Saved data entries
__global__ __launch_bounds__(1024) void zs_resolve_kernel(const StreamDesc *sd, StreamState *st, uint16_t *link, uint2 *mm,
                                                         uint32_t *maps, const uint2 *segmap,
                                                         uint16_t *seg_entry, uint32_t *seg_symbase, uint8_t *stale,
                                                         uint8_t *seg_stale, const uint32_t *crc_tab_g, LevelCfg lv,
                                                         int strategy, int hash_variant, int seg_limit, int mm_limit,
                                                         const uint2 *supmap, const uint16_t *chunk_far, int defer_mode_in,
                                                         int32_t *cut_pos, uint32_t *cut_bkt, int cut_stride, int cut_iter) {
    const int defer_mode = defer_mode_in & 0xFF;
    const bool dry = defer_mode == 3;
    const uint32_t attn = dry ? 0x4000u : 0x8000u;
    const int cut_budget = (defer_mode_in >> 16) & 0xFF;
    const bool dbg = (defer_mode_in & 0x100) != 0;
    extern __shared__ __attribute__((aligned(16))) uint8_t smem[];
    uint2 *rows = (uint2 *)smem;
    uint32_t *tab = (uint32_t *)(smem + kSegBatch * kSlots * 8);
    uint32_t *out_base = tab + 1024;
    uint16_t *out_slot = (uint16_t *)(out_base + kSegBatch);
    uint32_t *row_meta = (uint32_t *)(out_slot + kSegBatch);
    uint2 *gmap = (uint2 *)(row_meta + kSegBatch);
    __shared__ int g_slot[kSegBatch / kSegGroup], g_kf[kSegBatch / kSegGroup], g_ks[kSegBatch / kSegGroup], g_fast[kSegBatch / kSegGroup];
    __shared__ uint32_t g_base[kSegBatch / kSegGroup];
    __shared__ int sh_kf, sh_ks;
    __shared__ int sh_seg, sh_slot, sh_scan, sh_kfired, sh_kslot;
    __shared__ int sh_defer, sh_nexp, sh_ncut_any, sh_cutidx, sh_poison, sh_cut_e, sh_nc, sh_diff;
    __shared__ int row_cs[kSegBatch];
    __shared__ int b_seg0, b_nrow, b_groups;
    __shared__ uint32_t sh_total;
    const StreamDesc s = sd[blockIdx.x];
    StreamState &ss = st[blockIdx.x];
#ifdef ZS_FV_PROF
    const long long k4_t0 = wall_clock64();
#endif
    load_crc_tab(tab, crc_tab_g);
    if (threadIdx.x == 0)
        sh_seg = ss.r_seg, sh_slot = ss.r_slot, sh_total = ss.r_total, sh_kfired = ss.r_kfired, sh_kslot = ss.r_kslot, sh_scan = ss.r_scan,
        ss.r_scan = dry ? ss.r_scan : 0, b_seg0 = 0, b_nrow = 0, b_groups = 0, sh_defer = 0, sh_nexp = 0, sh_ncut_any = 0, sh_cutidx = ss.r_cutidx, sh_poison = 0,
        sh_cut_e = -1, sh_nc = 0, sh_diff = 0x7FFFFFFF;
    __syncthreads();
    if (dry && ss.deferred != 1) return;
    if (ss.spec_ok) return;
    if (s.resume && threadIdx.x == 0 && sh_seg == 0 && sh_slot == 0 && sh_total == 0) sh_slot = s.start_slot, sh_total = s.start_syms;
    __syncthreads();
    if (s.body_end < 0) {
        if (threadIdx.x == 0) ss.tail_p = 0, ss.tail_kind = kR, ss.tail_pend = 0, ss.k_done = 0, ss.preins = -1, ss.body_syms = 0;
        return;
    }
    uint16_t *lk = link + s.pos_off;
    uint2 *a = mm + s.pos_off;
    GlobalAcc acc{as_global(s.in), a, tab, strategy, hash_variant, lk};
    const int nseg = s.nsegs < seg_limit ? s.nsegs : seg_limit, nch = s.nchunks;
    const int64_t mm_end = (int64_t)s.body_end < (int64_t)mm_limit ? (int64_t)s.body_end : (int64_t)mm_limit;
    __shared__ int rp_to, rp_nlist, rp_list[24];
    __shared__ unsigned int rp_mark[24];
    auto repair = [&](int64_t e, int64_t from, int64_t to_all, bool scan_only) {
        RepairArgs ra{&s, a, lk, tab, (uint8_t *)rows, stale, seg_stale, chunk_far, nch, lv, hash_variant};
        const int rc = repair_cut<1024, 32>(ra, e, from, to_all, scan_only, &rp_to, rp_list, &rp_nlist, rp_mark);
        if (rc != 2) return rc;
        if (supmap != nullptr && rp_nlist <= 24) {
            uint32_t *c_fk = (uint32_t *)rows, *c_fk4 = c_fk + kChunk + 1, *c_tbl = c_fk4 + kChunk + 1;
            const int nl = rp_nlist;
            for (int k = 0; k < nl; k++) {
                const int cc = rp_list[k];
                __syncthreads();
                chunkmap_compute<1024>(s, cc, mm, link, maps, lv, strategy, hash_variant, c_fk, c_fk4, c_tbl, tab, nullptr, nullptr);
                __syncthreads();
                if (threadIdx.x == 0) stale[s.chunk_off + cc] = 0;
            }
        }
        __syncthreads();
        if (threadIdx.x == 0) b_nrow = 0;
        return rc;
    };
    const bool can_sup = supmap != nullptr && seg_limit >= s.nsegs && (int64_t)mm_limit >= (int64_t)s.body_end && s.nsegs > kSupSegs;
    __shared__ int fs_try, fs_n;
    __shared__ unsigned long long fp_kf;
    {
        const int nc = ss.r_ncut;
        int keep = 0;
        for (int i = 0; i < nc; i++) {
            const int64_t e = ss.r_cut_e[i], from = ss.r_cut_done[i];
            int64_t full = e + kMaxDist;
            if (full > s.body_end) full = s.body_end;
            const int64_t to = full < mm_end ? full : mm_end;
            if (to > from) repair(e, from, to, false);
            __syncthreads();
            if (threadIdx.x == 0 && to < full) ss.r_cut_e[keep] = (int32_t)e, ss.r_cut_done[keep] = (int32_t)to;
            if (to < full) keep++;
        }
        __threadfence_block();
        __syncthreads();
        if (threadIdx.x == 0) ss.r_ncut = keep;
    }
    struct NthEqualEv {
        int want, seen;
        int64_t pos;
        __device__ void operator()(int64_t p, bool eq) {
            if (!eq) return;
            if (seen == want) pos = p;
            seen++;
        }
    };
    auto process_cuts = [&]() {
        const ChunkCtx cx = chunk_ctx(s, s.seg_c0[sh_seg]);
        for (;;) {
            if (threadIdx.x == 0) {
                if (cx.m == 1) {
                    sh_cut_e = sh_cutidx == 0 ? (int)(sh_slot <= 256 ? cx.cs + sh_slot : cx.cs) : -1;
                } else {
                    NthEqualEv ne{sh_cutidx, 0, -1};
                    NullSink nsk;
                    int kind, ns;
                    int64_t pp;
                    uint32_t fl;
                    chunk_special_prefix(acc, nsk, cx, sh_slot, lv, strategy, kind, pp, ns, fl, ne);
                    sh_cut_e = (int)ne.pos;
                    if (fl & kMapPoisonBit) sh_poison = 1;
                }
            }
            __syncthreads();
            const int64_t e = sh_cut_e;
            if (dbg && threadIdx.x == 0) printf("zs resolve: segment %d slot %d cut #%d at %ld (defer mode %d)\n", sh_seg, sh_slot, sh_cutidx, (long)e, defer_mode);
            if (e < 0 || sh_poison) break;
            if (threadIdx.x == 0) lk[e] = 0, sh_cutidx++;
            __threadfence_block();
            __syncthreads();
            int64_t full = e + kMaxDist;
            if (full > s.body_end) full = s.body_end;
            const int64_t to = full < mm_end ? full : mm_end;
            {
                const int rc = repair(e, e, to, false);
                if (threadIdx.x == 0 && to < full) {
                    const int k = ss.r_ncut < 8 ? ss.r_ncut++ : 7;
                    ss.r_cut_e[k] = (int32_t)e, ss.r_cut_done[k] = (int32_t)to;
                }
                if (defer_mode == 1 && threadIdx.x == 0 && ((rc == 2 && ++sh_nexp > (cut_budget < kDeferBudget ? cut_budget : kDeferBudget)) || ++sh_ncut_any > cut_budget)) sh_defer = 1;
            }
            __threadfence_block();
            __syncthreads();
            if (sh_defer) break;
        }
        __syncthreads();
        if (threadIdx.x == 0 && !sh_defer) sh_cutidx = 0;
        __syncthreads();
    };
    int32_t *cl_out = cut_pos ? cut_pos + (size_t)(cut_iter & 1) * (size_t)cut_stride + s.cut_off : nullptr;
    const int cl_cap = s.nsegs > 0 ? s.seg_cl[s.nsegs] - s.seg_cl[0] + s.nsegs : 0;
    if (dry) {
        for (int i = threadIdx.x; i < cl_cap; i += blockDim.x) cl_out[i] = -1;
        __threadfence_block();
        __syncthreads();
    }
    auto collect_cuts = [&](int seg, int slot, int skip, int cs_single) {
        const int k0 = s.seg_cl[seg];
        int32_t *dst = cl_out + (k0 - s.seg_cl[0]) + seg;
        if (cs_single < 0) {
            const int64_t cs = cs_single & 0x7FFFFFFF;
            if (skip == 0) dst[0] = (int32_t)(slot <= 256 ? cs + slot : cs);
            return;
        }
        const ChunkCtx cx = chunk_ctx(s, seg_first(s, seg));
        if (cx.m == 1) {
            if (skip == 0) dst[0] = (int32_t)(slot <= 256 ? cx.cs + slot : cx.cs);
            return;
        }
        struct SlotEqualEv {
            int32_t *dst;
            int skip, seen, n, cap;
            __device__ void operator()(int64_t p, bool eq) {
                if (eq && seen++ >= skip && n < cap) dst[n++] = (int32_t)p;
            }
        } ae{dst, skip, 0, 0, cx.m};
        NullSink nsk;
        int kind, ns;
        int64_t pp;
        uint32_t fl;
        chunk_special_prefix(acc, nsk, cx, slot, lv, strategy, kind, pp, ns, fl, ae);
        if (fl & kMapPoisonBit) sh_poison = 1;
    };
    if (sh_scan && sh_seg < nseg) {
        if (dry) {
            if (threadIdx.x == 0) collect_cuts(sh_seg, sh_slot, sh_cutidx, 0);
            __syncthreads();
        } else {
            process_cuts();
        }
    }
#ifdef ZS_FV_PROF
    long long kp[6] = {0, 0, 0, 0, 0, 0}, kt = wall_clock64();
    const long long k4_t1 = kt;
    int kiter = 0;
#define K4_PF(i) { const long long now_ = wall_clock64(); kp[i] += now_ - kt; kt = now_; }
#else
#define K4_PF(i)
#endif
    constexpr int kPendRows = 512;
    __shared__ uint16_t pf_slot[kPendRows];
    __shared__ uint32_t pf_base[kPendRows];
    __shared__ int pf_g0, pf_n;
    if (threadIdx.x == 0) pf_g0 = 0, pf_n = 0, fp_kf = 0;
    __syncthreads();
    auto flush_fill = [&]() {
        const int n_p = pf_n, g_p = pf_g0;
        if (n_p == 0) return;
        for (int t = threadIdx.x; t < n_p; t += blockDim.x) {
            const int g = g_p + t;
            int cur = pf_slot[t];
            uint32_t total = pf_base[t];
            unsigned long long kf = 0;
            uint32_t metas[kSupSegs];
#pragma unroll
            for (int r = 0; r < kSupSegs; r++) {
                const int seg = g * kSupSegs + r;
                metas[r] = seg < s.nsegs ? seg_row_meta(s, seg, seg_stale) : 0u;
            }
#pragma unroll
            for (int r = 0; r < kSupSegs; r++) {
                const int seg = g * kSupSegs + r;
                if (seg < s.nsegs) {
                    const uint2 v = segmap[((int64_t)s.seg_off + seg) * kSlots + cur];
                    const uint32_t m = metas[r];
                    if ((m & 1u) && (uint32_t)(cur <= 256 ? cur : 0) <= (m >> 2)) {
                        kf = ((unsigned long long)(seg + 1) << 16) | (unsigned)cur;
                        if (dry && (v.x & kMapEqualBit) && strategy != kHuffmanOnly) collect_cuts(seg, cur, 0, 0);
                    }
                    seg_entry[s.seg_off + seg] = (uint16_t)cur;
                    seg_symbase[s.seg_off + seg] = total;
                    cur = (int)(v.x & 0x1FF);
                    total += v.y;
                }
            }
            if (kf) atomicMax(&fp_kf, kf);
        }
        __syncthreads();
        if (threadIdx.x == 0) {
            if (fp_kf) sh_kfired = (int)(fp_kf >> 16) - 1, sh_kslot = (int)(fp_kf & 0xFFFF);
            pf_n = 0, fp_kf = 0;
        }
        __syncthreads();
    };
    for (;;) {
        const bool k4_done = sh_seg >= nseg || sh_defer || sh_poison;
#ifdef ZS_FV_PROF
        kiter++;
        kt = wall_clock64();
#endif
        bool went_fast = false;
        if (!k4_done && can_sup && (sh_seg % kSupSegs) == 0 && !sh_scan) {
            const int g0 = sh_seg / kSupSegs, nsup = (s.nsegs + kSupSegs - 1) / kSupSegs;
            int nrow = nsup - g0;
            if (nrow > kSegBatch) nrow = kSegBatch;
            if (threadIdx.x == 0) fs_try = !(supmap[((int64_t)s.sup_off + g0) * kSlots + sh_slot].x & attn), fs_n = 0;
            __syncthreads();
            K4_PF(0);
            if (fs_try) {
                const uint4 *src = (const uint4 *)(supmap + ((int64_t)s.sup_off + g0) * kSlots);
                for (int i = threadIdx.x; i < nrow * kSlots / 2; i += blockDim.x) ((uint4 *)rows)[i] = src[i];
                if ((int)threadIdx.x < nrow) {
                    uint32_t st_any = 0;
                    for (int r = 0; r < kSupSegs; r++) {
                        const int seg = (g0 + (int)threadIdx.x) * kSupSegs + r;
                        if (seg < s.nsegs) st_any |= seg_stale[s.seg_off + seg];
                    }
                    row_meta[threadIdx.x] = st_any;
                }
                __syncthreads();
                K4_PF(1);
                if (threadIdx.x == 0) {
                    int slot = sh_slot, i = 0;
                    uint32_t total = sh_total;
                    if (pf_n == 0) pf_g0 = g0;
                    for (; i < nrow; i++) {
                        const uint2 e = rows[i * kSlots + slot];
                        if ((e.x & attn) || row_meta[i]) break;
                        pf_slot[pf_n + i] = (uint16_t)slot, pf_base[pf_n + i] = total;
                        slot = (int)(e.x & 0x1FF), total += e.y;
                    }
// ... 153 lines not shown
                out_base[i] = total;
                cur = (int)(v.x & 0x1FF);
                total += v.y;
            }
            g_kf[g] = kf, g_ks[g] = ks;
        }
        __syncthreads();
        if (threadIdx.x == 0) {
            int kf = sh_kf, ks = sh_ks;
            for (int g = 0; g < kSegBatch / kSegGroup; g++)
                if (g_fast[g] && g_kf[g] > kf) kf = g_kf[g], ks = g_ks[g];
            if (kf >= 0) sh_kfired = kf, sh_kslot = ks;
        }
        __syncthreads();
        for (int i = threadIdx.x; i < sh_seg - seg0; i += blockDim.x) {
            seg_entry[s.seg_off + seg0 + i] = out_slot[i];
            seg_symbase[s.seg_off + seg0 + i] = out_base[i];
        }
        K4_PF(3);
        if (sh_poison) break;
        if (!sh_scan) {
            if (sh_seg >= nseg) break;
            continue;
        }
        process_cuts();
        __syncthreads();
        K4_PF(4);
        if (sh_defer || sh_poison) break;
    }
#ifdef ZS_FV_PROF
    const long long k4_t2 = wall_clock64();
    if (threadIdx.x == 0 && blockIdx.x == 0 && kiter > 4)
        printf("K4PROF iterations=%d ticks: stage+meta=%lld compose=%lld walk=%lld fill+flush=%lld repair=%lld\n", kiter, kp[0], kp[1], kp[2], kp[3], kp[4]);
#endif
    if (threadIdx.x == 0 && !dry) ss.r_seg = sh_seg, ss.r_slot = sh_slot, ss.r_total = sh_total, ss.r_kfired = sh_kfired, ss.r_kslot = sh_kslot, ss.r_cutidx = sh_cutidx;
    if (dry && !sh_poison) {
        const int cur = cut_iter & 1;
        const int32_t *a = cut_pos + (size_t)cur * (size_t)cut_stride + s.cut_off, *b = cut_pos + (size_t)(cur ^ 1) * (size_t)cut_stride + s.cut_off;
        uint32_t *cbw = cut_bkt + (size_t)cur * (size_t)cut_stride + s.cut_off;
        __threadfence_block();
        __syncthreads();
        for (int i = threadIdx.x; i < cl_cap; i += blockDim.x) {
            const int32_t e = a[i];
            if (e >= 0) cbw[i] = acc.bucket(e);
            if (e != b[i]) atomicMin(&sh_diff, i);
        }
        __syncthreads();
        if (threadIdx.x == 0) {
            const int di = sh_diff < cl_cap ? sh_diff : cl_cap;
            int64_t dp = 0x7FFFFFFF;
            if (di < cl_cap) {
                if (a[di] >= 0) dp = a[di];
                if (b[di] >= 0 && b[di] < dp) dp = b[di];
            }
            ss.nc[cur] = cl_cap, ss.cuts_same = di >= cl_cap ? 1 : 0, ss.cut_diff_idx = di, ss.cut_diff_pos = (int32_t)dp;
        }
    }
    if (sh_poison) {
        if (threadIdx.x == 0) ss.poison = 1, ss.deferred = 3;
        return;
    }
    if (sh_defer) {
        if (threadIdx.x == 0) ss.deferred = sh_defer, ss.r_scan = 1;
        return;
    }
    if (sh_seg < s.nsegs) return;
    if (threadIdx.x == 0) {
        int slot = sh_slot;
        int64_t ce = (int64_t)s.body_end + 1;
        int kind = slot <= 256 ? kR : slot - 256;
        int64_t p = slot <= 256 ? ce + slot : ce;
        ss.tail_p = (int32_t)p;
        ss.tail_kind = kind;
        ss.tail_pend = kind == kXK ? acc.mK(p - 1) : kind == kXK4 ? acc.mK4(p - 1) : 0;
        ss.k_done = sh_kfired;
        struct LastEv {
            int64_t pos;
            __device__ void operator()(int64_t q, bool) { pos = q; }
        } lev{-1};
        if (s.nsegs > 0) {
            NullSink nsk;
            int k2, n2;
            int64_t p2;
            uint32_t f2;
            chunk_special_prefix(acc, nsk, chunk_ctx(s, s.seg_c0[sh_kfired]), sh_kslot, lv, strategy, k2, p2, n2, f2, lev);
        }
        ss.preins = lev.pos >= 0 ? (int32_t)lev.pos + 1 : -1;
        ss.body_syms = sh_total;
#ifdef ZS_FV_PROF
        const long long k4_t3 = wall_clock64();
        if (blockIdx.x == 0) printf("K4PROF ticks: prologue=%lld loop=%lld epilogue=%lld segs=%d; fast stretches: try=%lld stage=%lld walk=%lld fill=%lld\n", k4_t1 - k4_t0, k4_t2 - k4_t1, k4_t3 - k4_t2, s.nsegs, kp[0], kp[1], kp[2], kp[5]);
#endif
    }
}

To do :: For each line of the entries that holds the word "supmap", pull that line out.

Task answer ::
                                                         const uint2 *supmap, const uint16_t *chunk_far, int defer_mode_in,
        if (supmap != nullptr && rp_nlist <= 24) {
    const bool can_sup = supmap != nullptr && seg_limit >= s.nsegs && (int64_t)mm_limit >= (int64_t)s.body_end && s.nsegs > kSupSegs;
            if (threadIdx.x == 0) fs_try = !(supmap[((int64_t)s.sup_off + g0) * kSlots + sh_slot].x & attn), fs_n = 0;
                const uint4 *src = (const uint4 *)(supmap + ((int64_t)s.sup_off + g0) * kSlots);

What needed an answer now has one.